►

#ifdef ZW_PHASE_PROF
__device__ unsigned long long zw_phase_cycles_dev[2][ZW_PH_N];
__device__ unsigned long long zw_wave_cycles_dev[2][16][ZW_PH_N];
#define PH_START() long long ph_t_ = clock64()
#define PH_RESET() (ph_t_ = clock64())
#define PH_MARK(k) PH_MARK_L(k, lane, PASS)
#define PH_MARK_L(k, ln, ps)                                                        \
    do {                                                                            \
        const long long n_ = clock64();                                             \
        if ((ln) == 0) C.W->ph[k] += (unsigned long long)(n_ - ph_t_);               \
        ph_t_ = n_;                                                                 \
    } while (0)
extern "C" int zw_wave_cycles(unsigned long long* out, int reset)
{
    if (hipMemcpyFromSymbol(out, HIP_SYMBOL(zw_wave_cycles_dev), sizeof(zw_wave_cycles_dev)) != hipSuccess) return -1;
    if (reset) {
        static unsigned long long z[2][16][ZW_PH_N];
        if (hipMemcpyToSymbol(HIP_SYMBOL(zw_wave_cycles_dev), z, sizeof z) != hipSuccess) return -1;
    }
    return 0;
}
extern "C" int zw_phase_cycles(unsigned long long* out, int reset)
{
    if (hipMemcpyFromSymbol(out, HIP_SYMBOL(zw_phase_cycles_dev), sizeof(zw_phase_cycles_dev)) != hipSuccess) return -1;
    if (reset) {
        static unsigned long long z[2][ZW_PH_N];
        if (hipMemcpyToSymbol(HIP_SYMBOL(zw_phase_cycles_dev), z, sizeof z) != hipSuccess) return -1;
    }
    return 0;
}
#define PH_COUNT(k) \
    do {                \
        if (C.lane == 0) C.W->ph[k] += 1; \
    } while (0)
#else
#define PH_COUNT(k) (void)0
#define PH_START() (void)0
#define PH_RESET() (void)0
#define PH_MARK(k) (void)0
#define PH_MARK_L(k, ln, ps) (void)0
#endif

template <int NB>
__device__ __forceinline__ void i4_values_n(const Ctx& C, const int* x0, const int* y0)
{
    WaveLds* W = C.W;
    const uint8_t* ws = C.M->ws;
    const int l = C.lane;
    const int t = (int)(l >= 13) + (int)(l >= 24) + (int)(l >= 36) + (int)(l >= 37);
    const int k = min(l - 13 * (int)(l >= 13) - 11 * (int)(l >= 24), 12);
    const int t3 = (int)(t == 3), t4 = (int)(t >= 4), t12 = (int)(t == 1 || t == 2);
    const int ka = k + t3 * (11 - k) + t4 * (1 - k);
    const int kb = k + t12 + t3 * (12 - k) - t4 * k;
    const int kc = min(k + 2 * (int)(t == 1), 12);
    const int wb = 2 * (int)(t == 1) + (int)(t == 2) + 3 * (t3 + t4);
    const int wc = (int)(t == 1);
    const int sh = (int)(t != 0) + (int)(t != 0 && t != 2);
// ... 490 lines not shown
    const uint32_t rate = (uint32_t)(mcost + cost);
    const uint32_t score = (uint32_t)sse * 256u + (rate & 0xffffu) * S.l_i4;
    const uint32_t key2 = k < K ? (score << 2) | (uint32_t)k : 0xffffffffu;
    const uint32_t kmin = min16u(key2);
    const unsigned long long win = __ballot(key2 == kmin);
    PH_MARK_L(12, l, 0);
    int bk[NB];
#pragma unroll
    for (int h = 0; h < NB; h++) {
        bk[h] = __builtin_ctz((uint32_t)(win >> (16 * h)) & 0xffffu) >> 2;
        const int bmode = (int)((modes >> (16 * h + 4 * bk[h])) & 15u);
        const int wl = 16 * h + 4 * bk[h];
        const uint32_t bsse = (uint32_t)__builtin_amdgcn_readlane(sse, wl);
        const uint32_t brate = (uint32_t)__builtin_amdgcn_readlane((int)rate, wl);
        const int bnz = __builtin_amdgcn_readlane((int)(last >= 0), wl);
        const int i = sby[h] * 4 + sbx[h];
        st.tnz = (st.tnz & ~(1u << sbx[h])) | ((uint32_t)bnz << sbx[h]);
        st.lnz = (st.lnz & ~(1u << sby[h])) | ((uint32_t)bnz << sby[h]);
        st.nzm |= (uint32_t)bnz << i;
        st.total_mc += (uint32_t)__builtin_amdgcn_readlane(mcost, wl);
        st.running += rdscore(bsse, brate, S.l_mode);
        st.mpack |= (unsigned long long)bmode << (4 * i);
        if (l == h) C.M->modes[i] = (uint8_t)bmode;
    }
    const int bks = csel(slot, bk[sl], bk[0]);
    if (k == bks && l < 16 * NB) {
        const int xo = csel(slot, x0[sl], x0[0]), yo = csel(slot, y0[sl], y0[0]);
        const uint32_t wd = __builtin_amdgcn_perm(r32, r01, 0x04060200u);
        uint8_t* p = C.M->ws + (yo + q) * ZW_BPS + xo;
#pragma unroll
        for (int j = 0; j < 4; j++) p[j] = (uint8_t)(wd >> (8 * j));
        if (keep) {
            int16_t* lvp = C.M->lev[by * 4 + bx];
#pragma unroll
            for (int r = 0; r < 4; r++) lvp[izz_of(4 * r + q)] = (int16_t)lv[r];
        }
    }
    wsync();
    PH_MARK_L(13, l, 0);
}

◄

With no words changed, transcribe the records above.

#ifdef ZW_PHASE_PROF
__device__ unsigned long long zw_phase_cycles_dev[2][ZW_PH_N];
__device__ unsigned long long zw_wave_cycles_dev[2][16][ZW_PH_N];
#define PH_START() long long ph_t_ = clock64()
#define PH_RESET() (ph_t_ = clock64())
#define PH_MARK(k) PH_MARK_L(k, lane, PASS)
#define PH_MARK_L(k, ln, ps)                                                        \
    do {                                                                            \
        const long long n_ = clock64();                                             \
        if ((ln) == 0) C.W->ph[k] += (unsigned long long)(n_ - ph_t_);               \
        ph_t_ = n_;                                                                 \
    } while (0)
extern "C" int zw_wave_cycles(unsigned long long* out, int reset)
{
    if (hipMemcpyFromSymbol(out, HIP_SYMBOL(zw_wave_cycles_dev), sizeof(zw_wave_cycles_dev)) != hipSuccess) return -1;
    if (reset) {
        static unsigned long long z[2][16][ZW_PH_N];
        if (hipMemcpyToSymbol(HIP_SYMBOL(zw_wave_cycles_dev), z, sizeof z) != hipSuccess) return -1;
    }
    return 0;
}
extern "C" int zw_phase_cycles(unsigned long long* out, int reset)
{
    if (hipMemcpyFromSymbol(out, HIP_SYMBOL(zw_phase_cycles_dev), sizeof(zw_phase_cycles_dev)) != hipSuccess) return -1;
    if (reset) {
        static unsigned long long z[2][ZW_PH_N];
        if (hipMemcpyToSymbol(HIP_SYMBOL(zw_phase_cycles_dev), z, sizeof z) != hipSuccess) return -1;
    }
    return 0;
}
#define PH_COUNT(k) \
    do {                \
        if (C.lane == 0) C.W->ph[k] += 1; \
    } while (0)
#else
#define PH_COUNT(k) (void)0
#define PH_START() (void)0
#define PH_RESET() (void)0
#define PH_MARK(k) (void)0
#define PH_MARK_L(k, ln, ps) (void)0
#endif

template <int NB>
__device__ __forceinline__ void i4_values_n(const Ctx& C, const int* x0, const int* y0)
{
    WaveLds* W = C.W;
    const uint8_t* ws = C.M->ws;
    const int l = C.lane;
    const int t = (int)(l >= 13) + (int)(l >= 24) + (int)(l >= 36) + (int)(l >= 37);
    const int k = min(l - 13 * (int)(l >= 13) - 11 * (int)(l >= 24), 12);
    const int t3 = (int)(t == 3), t4 = (int)(t >= 4), t12 = (int)(t == 1 || t == 2);
    const int ka = k + t3 * (11 - k) + t4 * (1 - k);
    const int kb = k + t12 + t3 * (12 - k) - t4 * k;
    const int kc = min(k + 2 * (int)(t == 1), 12);
    const int wb = 2 * (int)(t == 1) + (int)(t == 2) + 3 * (t3 + t4);
    const int wc = (int)(t == 1);
    const int sh = (int)(t != 0) + (int)(t != 0 && t != 2);
// ... 490 lines not shown
    const uint32_t rate = (uint32_t)(mcost + cost);
    const uint32_t score = (uint32_t)sse * 256u + (rate & 0xffffu) * S.l_i4;
    const uint32_t key2 = k < K ? (score << 2) | (uint32_t)k : 0xffffffffu;
    const uint32_t kmin = min16u(key2);
    const unsigned long long win = __ballot(key2 == kmin);
    PH_MARK_L(12, l, 0);
    int bk[NB];
#pragma unroll
    for (int h = 0; h < NB; h++) {
        bk[h] = __builtin_ctz((uint32_t)(win >> (16 * h)) & 0xffffu) >> 2;
        const int bmode = (int)((modes >> (16 * h + 4 * bk[h])) & 15u);
        const int wl = 16 * h + 4 * bk[h];
        const uint32_t bsse = (uint32_t)__builtin_amdgcn_readlane(sse, wl);
        const uint32_t brate = (uint32_t)__builtin_amdgcn_readlane((int)rate, wl);
        const int bnz = __builtin_amdgcn_readlane((int)(last >= 0), wl);
        const int i = sby[h] * 4 + sbx[h];
        st.tnz = (st.tnz & ~(1u << sbx[h])) | ((uint32_t)bnz << sbx[h]);
        st.lnz = (st.lnz & ~(1u << sby[h])) | ((uint32_t)bnz << sby[h]);
        st.nzm |= (uint32_t)bnz << i;
        st.total_mc += (uint32_t)__builtin_amdgcn_readlane(mcost, wl);
        st.running += rdscore(bsse, brate, S.l_mode);
        st.mpack |= (unsigned long long)bmode << (4 * i);
        if (l == h) C.M->modes[i] = (uint8_t)bmode;
    }
    const int bks = csel(slot, bk[sl], bk[0]);
    if (k == bks && l < 16 * NB) {
        const int xo = csel(slot, x0[sl], x0[0]), yo = csel(slot, y0[sl], y0[0]);
        const uint32_t wd = __builtin_amdgcn_perm(r32, r01, 0x04060200u);
        uint8_t* p = C.M->ws + (yo + q) * ZW_BPS + xo;
#pragma unroll
        for (int j = 0; j < 4; j++) p[j] = (uint8_t)(wd >> (8 * j));
        if (keep) {
            int16_t* lvp = C.M->lev[by * 4 + bx];
#pragma unroll
            for (int r = 0; r < 4; r++) lvp[izz_of(4 * r + q)] = (int16_t)lv[r];
        }
    }
    wsync();
    PH_MARK_L(13, l, 0);
}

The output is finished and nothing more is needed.